Sounds easy, right? Did I mention that it took me three months of working 8 to 12 hour days, seven days a week, to prepare for the transition? I was so exhausted and stressed out I developed a raging bladder infection that would take three months to subside. But wait, there’s more. The night we arrived in Rockland, I ended up in the ER at 1 a.m. with a stress-induced, irregular heartbeat. So much for a relaxing start to retirement!
What about that well-thought-out plan? There were so many factors we didn’t know to consider it was practically useless. We spent that first year in a trial by fire discovery of what the transition from working to not working is really like. We discovered we were woefully unprepared for the emotional crisis that loss of work identity and relocation can precipitate.
Because the effects of the “Age Wave” of baby boomers retiring are only now beginning to ripple through society, a dialog about what is really needed to prepare for this next phase of life is crucial. Resources to plan for the non-financial aspects of retirement, while increasing, are few and far between.
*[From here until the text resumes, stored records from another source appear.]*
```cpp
int srec_hg_ws_floats(const void* desc, long* n_floats);
int srec_hg_fwd(const void* desc, const float* x, int ld_x, float* out, int ld_out, unsigned char* arg, void* stream);
int srec_hg_fold(const void* desc, void* stream);
int srec_step_prep(const void* desc, void* stream);
int srec_hg_drop_prep(const float* x, const float* cnt, int rows, int D, float p, int seed, const int* counter, int salt,
                      float* ms, float* xc, float* rm, float* xres, float pa, long na, float* mk, void* stream);
int srec_hg_drop_prep16(const float* x, const float* cnt, int rows, int D, float p, int seed, const int* counter, int salt,
                        float* ms, float* xc, float* rm, float* xres, float pa, long na, float* mk, void* xc16, void* stream);
int srec_hg_live_rows(const void* desc, const void* lists, int* counts, void* stream);
int srec_hg_drop_prep16_live(const float* x, const float* cnt, int rows, int D, float p, int seed, const int* counter, int salt,
                             float* ms, float* xc, float* rm, float* xres, float pa, long na, float* mk, void* xc16,
                             const void* desc, const void* lists, int* counts, void* stream);
int srec_hg_drop_merge(const float* t, int S, const float* ms, long n, float* dx, float p, int seed, const int* counter,
                       int salt, void* stream);
int srec_hg_pre_merge(const void* desc, const float* g, int ld_g, const float* t, int S, float* dx, int ld_dx, void* stream);
int srec_hg_bwd(const void* desc, const float* x, int ld_x, const float* g, int ld_g, const unsigned char* arg, float* dx,
                int ld_dx, float* ws, void* stream);

int srec_gemm_group_bf16(const void* desc, int mode, void* stream);

int srec_gemm_f32_group_run(const void* desc, float* ws, long ws_floats, void* stream);
int srec_gemm_f32_group_run_defer(const void* desc, float* ws, long ws_floats, long* slab_off, int* slab_n, void* stream);
int srec_gemm16_nt(const void* desc, void* stream);
int srec_gemm16_nt_rows(const void* desc, const void* rows, void* stream);
int srec_gemm16_tn(const void* desc, void* stream);
int srec_rows_bf16(const float* src, int ld, int n, const int* dyn, int d, void* dst16, void* stream);
int srec_sum_slabs(const float* part, int C, int R, long n, float* out, void* stream);
int srec_weights_bf16(int n, const void* W, const void* W16, const void* WT16, const int* R, const int* Cc, void* stream);
int srec_norm_perm_pick_fwd(const float* x, int ld_x, const int* perm, int n_cap, const int* dyn_t, int D, int eps_mode,
                            float eps, float* allf, float* invr, int npick, int B, const int* dyn_b, const void* pick,
                            const void* pout, const int* ld_p, void* stream);
int srec_norm_perm_pick_bwd(const float* allf, const float* invr, const float* g_allf, int ld_g, const int* perm, int n_cap,
                            const int* cat_seg, int B, const int* dyn_b, int D, int npick, const void* pick, const void* g_pick,
                            const int* ld_gp, float* dx, int ld_dx, int nt, const int* row0, const int* ncap, const void* dyn_n,
                            int n_rows, void* stream);
int srec_gru_step_fwd(const void* desc, void* stream);
int srec_gru_step_bwd(const void* desc, void* stream);
int srec_gru_fused_fwd(const void* desc, void* stream);
int srec_gru_wfrag(int n, const void* W, const void* dst, int d, void* stream);
int srec_gru_fused_bwd(const void* desc, void* stream);
int srec_gru_fused_nodes(int np, const int* n, int d, int* nodes);
int srec_gru_fused_wide(int np, const int* n, const int* k, int* mask);
int srec_gru_fused_waves(int d, int* waves);
int srec_gru_wfrag_t(int n, const void* W, const void* dst, int d, void* stream);
int srec_gru_wfrag_both(int n, const void* W, const void* dst_fwd, const void* dst_bwd, int d, void* stream);
int srec_gru_bias_final(int np, const void* part, const int* rows, int ncol, const void* out, void* stream);
int srec_sum_slabs_multi(int np, const void* part, const int* R, const long* n, const void* out, const int* tall,
                         void* stream);
int srec_sum_slabs_multi_ld(int np, const void* part, const int* R, const long* n, const void* out, const int* tall,
                            const int* w, const int* ld, void* stream);
int srec_sum_slabs_multi_hyper(int np, const void* part, const int* R, const long* n, const void* out, const int* tall,
                               const int* w, const int* ld, int nh, const void* counter, const void* cfg, const void* hyper,
                               const int* tap_counter, const float* tap_src, float* tap_ring, int tap_n, const int* skip,
                               void* stream);

int srec_score_topk_ws(int B, int V, int K, long* bytes);
int srec_score_topk(const float* sr, int ld_sr, const float* E, int ld_e, const float* cs, int B, int V, int d, int K,
                    float* out_val, int* out_idx, void* ws, void* stream);

#define SREC_LISTED_SCORE 0
#define SREC_LISTED_DROP 1
typedef struct srec_served {
    const float* sr; int ld_sr; long comp_stride;
    const float* E; int ld_e;
    const float* cs;
    const float* off_ex; const float* off_in;
    const int* listed; int L; int listed_mode;
    long id_lo;
    int B, V, d, C;
    const float* bias; long ld_bias;
    const int* group; int G;
} srec_served;

int srec_score_rank_ws(int B, int V, int d, int C, int L, long* bytes);
int srec_score_rank(const void* served, const int* labels, float* target, int target_given, int* rank, void* ws,
                    void* stream);

#define SREC_SELECT_MAXK 128
// ... 55 lines not shown
```

### sessionrec-pytorch_amd/csrc/gemm16.hip

```cpp
#include "common.h"
#include "../../include/srec_hg.h"

namespace {

typedef __bf16 bf16x8 __attribute__((ext_vector_type(8)));
typedef short short2_t __attribute__((ext_vector_type(2)));
constexpr int G16_MAXP = 16, G16_MAXS = 4;

struct G16Args {
    const unsigned short* A[G16_MAXP][G16_MAXS];
    const unsigned short* B[G16_MAXP][G16_MAXS];
    void* C[G16_MAXP];
    const int* dyn[G16_MAXP];
    const int* rows[G16_MAXP];
    int M[G16_MAXP], N[G16_MAXP], K[G16_MAXP], nseg[G16_MAXP], koff[G16_MAXP], nsplit[G16_MAXP], start[G16_MAXP + 1];
    int np, lda, ldb, ldc;
    int ldap[G16_MAXP], ldbp[G16_MAXP], ldcp[G16_MAXP];
    float beta;
    int keep_dead;
    int per_xcd;
    int xcd_gs;
};

__device__ __forceinline__ unsigned lds_addr(const void* p) {
// ... 231 lines not shown
                for (int q4 = 0; q4 < 4; ++q4) {
                    const int idx = q4 * 64 + lane, rl = idx >> 3, c4 = (idx & 7) * 4;
                    const int row = m0 + wm * (TM / 2) + i * 32 + rl, col = n0 + wn * (TN / WN) + j * 32 + c4;
                    if (row < M && col < N) {
                        float4* q = reinterpret_cast<float4*>(C + (size_t)row * g.ldcp[p] + col);
                        if (row < Ml) {
                            float4 v = *reinterpret_cast<const float4*>(patch + rl * PS + c4);
                            if (g.beta != 0.f) {
                                const float4 o = *q;
                                v.x += g.beta * o.x; v.y += g.beta * o.y; v.z += g.beta * o.z; v.w += g.beta * o.w;
                            }
                            *q = v;
                        } else if (g.beta == 0.f) {
                            *q = make_float4(0.f, 0.f, 0.f, 0.f);
                        }
                    }
                }
                __builtin_amdgcn_wave_barrier();
            }
        return;
    }
#pragma unroll
    for (int i = 0; i < IM; ++i)
#pragma unroll
        for (int j = 0; j < IN; ++j) {
            const int col = n0 + wn * (TN / WN) + j * 32 + l31;
            if (col >= N) continue;
#pragma unroll
            for (int r = 0; r < 16; ++r) {
                const int row = m0 + wm * (TM / 2) + i * 32 + (r & 3) + 8 * (r >> 2) + 4 * half;
                if (row < M) {
                    float* q = C + (size_t)row * g.ldcp[p] + col;
                    if (row < Ml) *q = g.beta != 0.f ? acc[i][j][r] + g.beta * *q : acc[i][j][r];
                    else if (g.beta == 0.f) *q = 0.f;
                }
            }
        }
#ifdef SREC_G16_TIMING
    asm volatile("s_waitcnt vmcnt(0)" ::: "memory");
    G16T(7);
    if (threadIdx.x == 0 && bid < 8192) g_g16_blk[bid][1] = __builtin_amdgcn_s_memrealtime();
    if (threadIdx.x == 0 && bid == 17) { g_g16_tim[0] = g16t[1] - g16t[0]; g_g16_tim[1] = g16w; g_g16_tim[2] = g16d; g_g16_tim[3] = g16c; g_g16_tim[4] = g16t[7] - g16t[6]; g_g16_tim[5] = g16t[7] - g16t[0]; g_g16_tim[6] = total; }
#endif
}

typedef short short4_t __attribute__((ext_vector_type(4)));
__device__ __forceinline__ uint2 lds_tr16(const unsigned short* base, unsigned byte_off) {
    const short4_t v = __builtin_amdgcn_ds_read_tr16_b64_v4i16(
        (__attribute__((address_space(3))) short4_t*)(reinterpret_cast<const char*>(base) + byte_off));
    return __builtin_bit_cast(uint2, v);
}

template <int BR, int NS>
__global__ __launch_bounds__(256) void gemm16_tn_kernel(G16Args g) {
    constexpr int T = 128;
    constexpr int PD = NS - 1;
    constexpr int STG = 2 * BR * T;
    constexpr int NIO = BR / 4;
    constexpr int IPS = 2 * NIO / 4;
    extern __shared__ __attribute__((aligned(16))) unsigned short smem[];
    const int bid = xcd_tile(g);
    if (bid >= g.start[g.np]) return;
    int p = 0;
#pragma unroll
    for (int i = 1; i < G16_MAXP; ++i)
        if (i < g.np && bid >= g.start[i]) p = i;
    const int N1 = g.M[p], N2 = g.N[p];
    const int tn = (N2 + T - 1) / T, ntile = ((N1 + T - 1) / T) * tn;
    const int split = (bid - g.start[p]) / ntile, tile = (bid - g.start[p]) % ntile;
    const int i0 = (tile / tn) * T, j0 = (tile % tn) * T;
    const int Klive = g.dyn[p] == nullptr ? g.K[p] : max(0, min(g.K[p], *g.dyn[p] - g.koff[p]));
    const int chunk = ((Klive + g.nsplit[p] - 1) / g.nsplit[p] + 63) / 64 * 64;
    const int kbeg = split * chunk, klen = max(0, min(chunk, g.K[p] - kbeg));
    const int Kr = g.dyn[p] == nullptr ? klen : max(0, min(klen, *g.dyn[p] - g.koff[p] - kbeg));
    const int tid = threadIdx.x, lane = tid & 63;
    const int wave = __builtin_amdgcn_readfirstlane(tid >> 6);
    const int wm = wave >> 1, wn = wave & 1, half = lane >> 5, l31 = lane & 31;
    float* __restrict__ C = static_cast<float*>(g.C[p]) + (size_t)split * N1 * g.ldcp[p];

    f32x16 acc[2][2];
#pragma unroll
    for (int i = 0; i < 2; ++i)
#pragma unroll
        for (int j = 0; j < 2; ++j)
#pragma unroll
            for (int r = 0; r < 16; ++r) acc[i][j][r] = 0.f;

    const int nst = (Kr + BR - 1) / BR;
    const int total = nst * g.nseg[p];
    const unsigned lds0 = lds_addr(smem);
    const int rl = lane >> 4, sl = lane & 15;
    auto stage = [&](int it) {
        const int s = it / nst, r0 = (it - s * nst) * BR;
        const unsigned dst = lds0 + (unsigned)((it % NS) * STG) * 2u;
        const int pc = sl ^ (4 * rl);
#pragma unroll
        for (int ii = 0; ii < IPS; ++ii) {
            const int i = ii * 4 + wave;
            const int gr = kbeg + min(r0 + 4 * (i % NIO) + rl, Kr - 1);
            if (i < NIO) glds16(g.A[p][s], ((unsigned)gr * (unsigned)g.ldap[p] + (unsigned)min(i0 + pc * 8, N1 - 8)) * 2u, dst + (unsigned)i * 1024u);
            else glds16(g.B[p][s], ((unsigned)gr * (unsigned)g.ldbp[p] + (unsigned)min(j0 + pc * 8, N2 - 8)) * 2u, dst + (unsigned)i * 1024u);
        }
    };
    const int ti = lane & 15, tr = ti >> 2;
    const int tcol = 16 * ((lane >> 4) & 1) + 4 * (ti & 3);
    auto tr_off = [&](int col, int row) {
        return (unsigned)(row * 256 + ((((col >> 3) ^ (4 * (row & 3))) << 4) | ((col & 7) << 1)));
    };

    for (int s = 0; s < PD && s < total; ++s) stage(s);
    for (int it = 0; it < total; ++it) {
        wait_stage<IPS, PD>(min(total - it - 1, PD - 1));
        __syncthreads();
        if (it + PD < total) stage(it + PD);
        const int r0 = (it % nst) * BR;
// ... 32 lines not shown
            }
#pragma unroll
            for (int i = 0; i < 2; ++i)
#pragma unroll
                for (int j = 0; j < 2; ++j)
                    acc[i][j] = __builtin_amdgcn_mfma_f32_32x32x16_bf16(a[i], b[j], acc[i][j], 0, 0, 0);
        }
    }
    if ((N2 & 3) == 0 && (g.ldcp[p] & 3) == 0 && ((uintptr_t)C & 15) == 0) {
        constexpr int PS = 36;
        __syncthreads();
        float* patch = reinterpret_cast<float*>(smem) + wave * (32 * PS);
#pragma unroll
        for (int i = 0; i < 2; ++i)
#pragma unroll
            for (int j = 0; j < 2; ++j) {
#pragma unroll
                for (int r = 0; r < 16; ++r) patch[((r & 3) + 8 * (r >> 2) + 4 * half) * PS + l31] = acc[i][j][r];
                __builtin_amdgcn_wave_barrier();
                __builtin_amdgcn_s_waitcnt(0xc07f);
#pragma unroll
                for (int q4 = 0; q4 < 4; ++q4) {
                    const int idx = q4 * 64 + lane, rl = idx >> 3, c4 = (idx & 7) * 4;
                    const int row = i0 + wm * 64 + i * 32 + rl, col = j0 + wn * 64 + j * 32 + c4;
                    if (row < N1 && col < N2) {
                        float4* q = reinterpret_cast<float4*>(C + (size_t)row * g.ldcp[p] + col);
                        float4 v = *reinterpret_cast<const float4*>(patch + rl * PS + c4);
                        if (g.beta != 0.f) {
                            const float4 o = *q;
                            v.x += g.beta * o.x; v.y += g.beta * o.y; v.z += g.beta * o.z; v.w += g.beta * o.w;
                        }
                        *q = v;
                    }
                }
                __builtin_amdgcn_wave_barrier();
            }
        return;
    }
#pragma unroll
    for (int i = 0; i < 2; ++i)
#pragma unroll
        for (int j = 0; j < 2; ++j) {
            const int col = j0 + wn * 64 + j * 32 + l31;
            if (col >= N2) continue;
#pragma unroll
            for (int r = 0; r < 16; ++r) {
                const int row = i0 + wm * 64 + i * 32 + (r & 3) + 8 * (r >> 2) + 4 * half;
                if (row < N1) {
                    float* q = C + (size_t)row * g.ldcp[p] + col;
                    *q = g.beta != 0.f ? acc[i][j][r] + g.beta * *q : acc[i][j][r];
                }
            }
        }
}

__global__ void rows_bf16_kernel(const float* __restrict__ src, int ld, int n, const int* __restrict__ dyn, int d,
                                 unsigned short* __restrict__ dst) {
    const int nl = dyn_count(dyn, n);
    const long i = ((long)blockIdx.x * blockDim.x + threadIdx.x) * 4;
    if (i >= (long)n * d) return;
    const int r = (int)(i / d), c = (int)(i % d);
    float4 v = make_float4(0.f, 0.f, 0.f, 0.f);
    if (r < nl) v = *reinterpret_cast<const float4*>(src + (size_t)r * ld + c);
    uint2 o;
    o.x = srec_pack_bf16(v.x, v.y); o.y = srec_pack_bf16(v.z, v.w);
    *reinterpret_cast<uint2*>(dst + i) = o;
}

__global__ void sum_slabs_kernel(const float* __restrict__ part, int R, long n, float* __restrict__ out) {
    const long i = ((long)blockIdx.x * blockDim.x + threadIdx.x) * 4;
    if (i >= n) return;
    const float* pc = part + (size_t)blockIdx.y * R * n;
    float4 s = *reinterpret_cast<const float4*>(pc + i);
    for (int r = 1; r < R; ++r) {
        const float4 v = *reinterpret_cast<const float4*>(pc + (size_t)r * n + i);
        s.x += v.x; s.y += v.y; s.z += v.z; s.w += v.w;
    }
    *reinterpret_cast<float4*>(out + (size_t)blockIdx.y * n + i) = s;
}
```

After our experience, I spent the next year researching and writing a book, a life planner, and discussion guides to help fellow baby boomers successfully navigate one of the biggest life changes they will encounter – retirement. Maine, with its large and increasing elderly population, ancient housing stock and vast rural areas is ground zero, in my opinion, for the challenges this unprecedented phenomenon presents.
The Your Countdown to Retirement blog shares non-financial information that I, and others planning for retirement, have learned and continue to discover. My goal is to research and create posts that educate, inform, uplift and empower baby boomers to be savvy as they create meaningful and fulfilling retirement experiences.
For some, retirement is enjoyable and allows the pursuit of leisure activities and unexplored interests. For others, it is a lonely time spent filling endless hours. What makes the difference? I welcome the opportunity to hear what you have learned as you plan and implement your countdown to retirement. Email me at firstname.lastname@example.org.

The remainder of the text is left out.